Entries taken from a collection
--
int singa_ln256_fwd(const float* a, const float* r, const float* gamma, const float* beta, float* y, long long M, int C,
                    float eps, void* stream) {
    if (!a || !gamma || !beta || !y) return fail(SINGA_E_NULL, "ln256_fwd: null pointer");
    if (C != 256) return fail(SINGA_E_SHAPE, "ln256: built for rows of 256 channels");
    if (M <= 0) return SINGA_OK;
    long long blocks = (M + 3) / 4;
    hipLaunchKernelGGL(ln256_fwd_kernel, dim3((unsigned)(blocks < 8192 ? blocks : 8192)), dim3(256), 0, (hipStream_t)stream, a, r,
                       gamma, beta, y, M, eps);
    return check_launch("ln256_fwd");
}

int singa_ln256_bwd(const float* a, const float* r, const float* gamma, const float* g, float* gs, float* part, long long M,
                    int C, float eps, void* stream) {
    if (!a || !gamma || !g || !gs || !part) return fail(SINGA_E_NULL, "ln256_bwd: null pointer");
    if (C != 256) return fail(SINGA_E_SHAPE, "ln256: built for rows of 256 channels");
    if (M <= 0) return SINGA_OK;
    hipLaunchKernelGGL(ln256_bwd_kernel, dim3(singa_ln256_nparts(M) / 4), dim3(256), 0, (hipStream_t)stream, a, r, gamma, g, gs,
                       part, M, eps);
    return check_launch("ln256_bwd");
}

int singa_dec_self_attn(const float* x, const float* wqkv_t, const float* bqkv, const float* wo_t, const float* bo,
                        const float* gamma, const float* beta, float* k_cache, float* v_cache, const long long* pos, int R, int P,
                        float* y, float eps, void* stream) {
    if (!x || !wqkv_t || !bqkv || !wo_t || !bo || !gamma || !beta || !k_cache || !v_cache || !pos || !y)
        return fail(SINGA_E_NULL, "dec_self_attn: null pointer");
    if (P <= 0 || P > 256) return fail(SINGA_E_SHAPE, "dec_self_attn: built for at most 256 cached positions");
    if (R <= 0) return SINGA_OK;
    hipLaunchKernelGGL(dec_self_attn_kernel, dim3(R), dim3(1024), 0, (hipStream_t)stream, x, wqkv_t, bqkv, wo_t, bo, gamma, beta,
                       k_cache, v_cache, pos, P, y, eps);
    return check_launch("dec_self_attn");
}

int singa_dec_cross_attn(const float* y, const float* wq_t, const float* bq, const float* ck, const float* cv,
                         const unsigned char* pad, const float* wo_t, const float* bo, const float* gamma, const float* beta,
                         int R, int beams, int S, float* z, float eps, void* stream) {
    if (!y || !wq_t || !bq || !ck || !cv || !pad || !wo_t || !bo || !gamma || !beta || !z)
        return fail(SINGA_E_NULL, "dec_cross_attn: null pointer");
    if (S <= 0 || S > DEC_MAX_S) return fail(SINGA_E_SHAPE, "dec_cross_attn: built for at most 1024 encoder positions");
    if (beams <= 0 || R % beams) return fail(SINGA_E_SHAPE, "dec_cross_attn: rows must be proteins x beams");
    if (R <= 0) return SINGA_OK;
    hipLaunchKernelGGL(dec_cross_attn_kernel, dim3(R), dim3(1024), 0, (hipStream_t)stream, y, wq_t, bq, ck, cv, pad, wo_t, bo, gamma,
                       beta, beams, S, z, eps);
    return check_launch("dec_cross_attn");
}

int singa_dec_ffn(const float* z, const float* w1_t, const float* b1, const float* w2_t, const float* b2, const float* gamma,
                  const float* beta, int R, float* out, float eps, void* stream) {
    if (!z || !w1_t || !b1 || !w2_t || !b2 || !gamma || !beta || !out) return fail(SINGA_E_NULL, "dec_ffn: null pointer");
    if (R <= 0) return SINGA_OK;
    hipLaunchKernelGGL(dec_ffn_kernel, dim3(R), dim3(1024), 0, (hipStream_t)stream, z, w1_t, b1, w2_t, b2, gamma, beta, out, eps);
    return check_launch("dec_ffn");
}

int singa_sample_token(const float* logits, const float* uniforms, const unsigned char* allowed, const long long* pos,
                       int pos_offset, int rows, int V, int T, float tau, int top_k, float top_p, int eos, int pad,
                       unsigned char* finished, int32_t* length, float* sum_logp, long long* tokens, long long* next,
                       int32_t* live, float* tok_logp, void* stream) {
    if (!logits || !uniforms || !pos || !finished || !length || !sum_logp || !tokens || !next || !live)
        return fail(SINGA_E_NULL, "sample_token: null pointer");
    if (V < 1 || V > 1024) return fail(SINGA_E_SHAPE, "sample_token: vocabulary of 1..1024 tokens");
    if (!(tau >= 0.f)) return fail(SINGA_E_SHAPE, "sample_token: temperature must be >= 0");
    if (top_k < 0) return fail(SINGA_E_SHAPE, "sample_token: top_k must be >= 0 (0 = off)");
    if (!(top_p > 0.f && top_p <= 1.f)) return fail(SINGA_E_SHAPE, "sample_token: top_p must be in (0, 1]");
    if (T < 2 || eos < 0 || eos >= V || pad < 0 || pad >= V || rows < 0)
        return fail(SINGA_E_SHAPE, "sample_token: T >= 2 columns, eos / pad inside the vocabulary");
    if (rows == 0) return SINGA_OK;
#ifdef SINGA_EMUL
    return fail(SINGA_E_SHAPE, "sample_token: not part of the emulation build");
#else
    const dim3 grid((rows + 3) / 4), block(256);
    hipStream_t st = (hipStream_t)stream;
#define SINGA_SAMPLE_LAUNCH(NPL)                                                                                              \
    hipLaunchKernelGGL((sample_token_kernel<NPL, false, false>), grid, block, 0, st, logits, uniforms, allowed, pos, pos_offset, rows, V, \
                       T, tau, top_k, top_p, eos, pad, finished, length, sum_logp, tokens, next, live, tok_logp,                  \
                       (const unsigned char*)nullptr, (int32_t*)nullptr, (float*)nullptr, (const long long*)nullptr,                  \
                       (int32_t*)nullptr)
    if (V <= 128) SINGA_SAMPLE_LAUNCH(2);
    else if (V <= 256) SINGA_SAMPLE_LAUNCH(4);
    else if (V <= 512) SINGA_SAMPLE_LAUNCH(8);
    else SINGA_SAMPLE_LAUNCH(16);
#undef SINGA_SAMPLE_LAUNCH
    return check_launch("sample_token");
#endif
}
--
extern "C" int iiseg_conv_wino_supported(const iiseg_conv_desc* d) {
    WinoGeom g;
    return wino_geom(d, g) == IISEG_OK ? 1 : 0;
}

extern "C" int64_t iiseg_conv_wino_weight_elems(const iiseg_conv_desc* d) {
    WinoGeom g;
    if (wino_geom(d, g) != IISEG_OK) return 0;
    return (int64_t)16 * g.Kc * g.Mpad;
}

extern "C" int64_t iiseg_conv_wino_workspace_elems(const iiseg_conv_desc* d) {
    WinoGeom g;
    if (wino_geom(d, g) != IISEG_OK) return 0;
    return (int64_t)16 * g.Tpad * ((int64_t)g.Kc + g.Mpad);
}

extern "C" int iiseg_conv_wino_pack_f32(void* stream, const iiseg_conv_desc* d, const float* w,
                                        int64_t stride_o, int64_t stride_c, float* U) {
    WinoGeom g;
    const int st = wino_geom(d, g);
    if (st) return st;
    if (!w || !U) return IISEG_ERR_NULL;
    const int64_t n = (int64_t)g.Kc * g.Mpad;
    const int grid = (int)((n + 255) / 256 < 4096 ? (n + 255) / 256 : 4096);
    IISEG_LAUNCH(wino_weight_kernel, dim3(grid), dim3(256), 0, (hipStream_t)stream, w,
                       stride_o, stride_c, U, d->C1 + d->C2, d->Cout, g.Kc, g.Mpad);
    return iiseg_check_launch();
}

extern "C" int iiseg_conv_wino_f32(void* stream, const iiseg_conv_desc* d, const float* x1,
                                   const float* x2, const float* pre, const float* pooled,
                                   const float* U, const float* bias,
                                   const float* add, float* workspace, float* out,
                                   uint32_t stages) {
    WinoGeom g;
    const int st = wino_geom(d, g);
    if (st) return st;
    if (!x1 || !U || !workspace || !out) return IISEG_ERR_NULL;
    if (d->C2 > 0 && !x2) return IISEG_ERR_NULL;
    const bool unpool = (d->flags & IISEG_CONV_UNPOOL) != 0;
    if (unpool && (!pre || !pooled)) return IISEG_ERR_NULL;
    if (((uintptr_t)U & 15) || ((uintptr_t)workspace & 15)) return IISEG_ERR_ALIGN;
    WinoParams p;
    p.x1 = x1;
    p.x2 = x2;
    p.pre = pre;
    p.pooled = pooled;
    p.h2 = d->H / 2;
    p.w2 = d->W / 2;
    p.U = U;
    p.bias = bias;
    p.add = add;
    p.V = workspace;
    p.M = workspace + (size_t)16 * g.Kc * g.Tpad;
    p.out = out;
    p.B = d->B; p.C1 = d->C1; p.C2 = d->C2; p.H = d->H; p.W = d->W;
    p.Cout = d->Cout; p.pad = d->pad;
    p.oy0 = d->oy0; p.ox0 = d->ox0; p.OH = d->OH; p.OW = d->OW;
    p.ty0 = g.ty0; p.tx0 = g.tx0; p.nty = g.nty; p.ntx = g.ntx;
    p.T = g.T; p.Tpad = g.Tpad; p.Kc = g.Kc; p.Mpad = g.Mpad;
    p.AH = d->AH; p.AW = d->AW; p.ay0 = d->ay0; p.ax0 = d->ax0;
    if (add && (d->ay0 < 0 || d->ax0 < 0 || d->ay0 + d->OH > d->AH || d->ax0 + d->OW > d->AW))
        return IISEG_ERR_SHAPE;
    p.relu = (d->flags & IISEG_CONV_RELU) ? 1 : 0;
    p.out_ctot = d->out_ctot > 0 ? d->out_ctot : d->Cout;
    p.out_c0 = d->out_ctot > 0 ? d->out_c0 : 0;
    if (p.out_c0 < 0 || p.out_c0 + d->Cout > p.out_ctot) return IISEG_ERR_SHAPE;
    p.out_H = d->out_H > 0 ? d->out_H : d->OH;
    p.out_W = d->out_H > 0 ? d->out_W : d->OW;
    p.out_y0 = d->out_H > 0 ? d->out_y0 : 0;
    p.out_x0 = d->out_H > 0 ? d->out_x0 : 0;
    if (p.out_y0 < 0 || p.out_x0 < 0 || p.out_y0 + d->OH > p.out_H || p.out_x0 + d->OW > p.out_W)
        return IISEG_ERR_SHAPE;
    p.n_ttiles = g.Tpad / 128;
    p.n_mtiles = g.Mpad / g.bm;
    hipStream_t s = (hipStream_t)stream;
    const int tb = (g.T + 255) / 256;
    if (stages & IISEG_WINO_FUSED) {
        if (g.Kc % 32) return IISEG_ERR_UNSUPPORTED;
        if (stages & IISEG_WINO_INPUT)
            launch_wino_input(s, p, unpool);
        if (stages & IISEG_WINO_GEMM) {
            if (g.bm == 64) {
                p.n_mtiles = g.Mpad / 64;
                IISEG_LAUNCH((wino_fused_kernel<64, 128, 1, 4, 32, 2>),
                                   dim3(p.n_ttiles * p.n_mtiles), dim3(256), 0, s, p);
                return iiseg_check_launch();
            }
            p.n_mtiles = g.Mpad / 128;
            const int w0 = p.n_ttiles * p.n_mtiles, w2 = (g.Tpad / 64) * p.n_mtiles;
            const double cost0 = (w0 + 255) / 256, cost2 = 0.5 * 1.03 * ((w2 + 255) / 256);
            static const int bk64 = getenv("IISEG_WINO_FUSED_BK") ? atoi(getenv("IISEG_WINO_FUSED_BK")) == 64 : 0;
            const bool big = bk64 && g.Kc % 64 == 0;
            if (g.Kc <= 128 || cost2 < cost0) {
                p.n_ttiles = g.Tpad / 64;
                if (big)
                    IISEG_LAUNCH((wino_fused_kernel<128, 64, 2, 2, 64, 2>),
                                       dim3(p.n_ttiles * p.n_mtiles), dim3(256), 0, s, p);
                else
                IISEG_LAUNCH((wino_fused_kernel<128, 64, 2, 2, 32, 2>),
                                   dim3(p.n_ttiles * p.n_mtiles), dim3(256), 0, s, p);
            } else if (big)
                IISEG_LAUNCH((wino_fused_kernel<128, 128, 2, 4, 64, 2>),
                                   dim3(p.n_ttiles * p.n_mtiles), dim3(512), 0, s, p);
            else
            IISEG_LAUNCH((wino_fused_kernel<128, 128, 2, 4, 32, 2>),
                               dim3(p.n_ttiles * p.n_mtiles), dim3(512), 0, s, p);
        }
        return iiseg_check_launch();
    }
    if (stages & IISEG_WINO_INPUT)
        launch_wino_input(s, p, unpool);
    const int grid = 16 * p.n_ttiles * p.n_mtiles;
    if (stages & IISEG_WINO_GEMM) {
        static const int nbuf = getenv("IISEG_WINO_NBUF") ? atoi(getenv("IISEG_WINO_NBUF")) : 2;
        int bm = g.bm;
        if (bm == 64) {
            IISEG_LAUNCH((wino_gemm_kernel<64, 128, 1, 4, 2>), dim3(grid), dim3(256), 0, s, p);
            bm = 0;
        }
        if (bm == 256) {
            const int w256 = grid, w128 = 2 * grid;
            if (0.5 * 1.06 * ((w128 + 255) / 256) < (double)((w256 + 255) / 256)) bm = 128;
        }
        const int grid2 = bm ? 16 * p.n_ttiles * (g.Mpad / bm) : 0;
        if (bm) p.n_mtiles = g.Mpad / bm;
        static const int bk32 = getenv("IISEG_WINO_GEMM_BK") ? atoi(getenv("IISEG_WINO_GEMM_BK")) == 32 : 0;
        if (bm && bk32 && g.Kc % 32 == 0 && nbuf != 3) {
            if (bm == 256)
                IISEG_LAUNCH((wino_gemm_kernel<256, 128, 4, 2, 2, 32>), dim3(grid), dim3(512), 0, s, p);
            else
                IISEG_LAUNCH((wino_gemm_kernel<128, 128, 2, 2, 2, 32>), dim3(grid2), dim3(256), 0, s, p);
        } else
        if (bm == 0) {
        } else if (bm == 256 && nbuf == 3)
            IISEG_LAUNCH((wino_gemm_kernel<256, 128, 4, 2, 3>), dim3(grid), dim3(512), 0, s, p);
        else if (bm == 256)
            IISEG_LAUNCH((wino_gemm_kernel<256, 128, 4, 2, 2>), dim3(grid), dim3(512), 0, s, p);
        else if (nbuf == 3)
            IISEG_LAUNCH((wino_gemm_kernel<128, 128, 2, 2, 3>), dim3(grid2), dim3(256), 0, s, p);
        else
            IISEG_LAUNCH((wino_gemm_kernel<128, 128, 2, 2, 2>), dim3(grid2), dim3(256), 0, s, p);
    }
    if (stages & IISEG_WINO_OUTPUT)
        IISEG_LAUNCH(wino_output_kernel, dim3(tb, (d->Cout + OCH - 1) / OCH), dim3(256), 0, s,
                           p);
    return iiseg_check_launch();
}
--
Exercise directions: Your answer should be all lines from the data that contain "double".

Result of the task:
            const double cost0 = (w0 + 255) / 256, cost2 = 0.5 * 1.03 * ((w2 + 255) / 256);
            if (0.5 * 1.06 * ((w128 + 255) / 256) < (double)((w256 + 255) / 256)) bm = 128;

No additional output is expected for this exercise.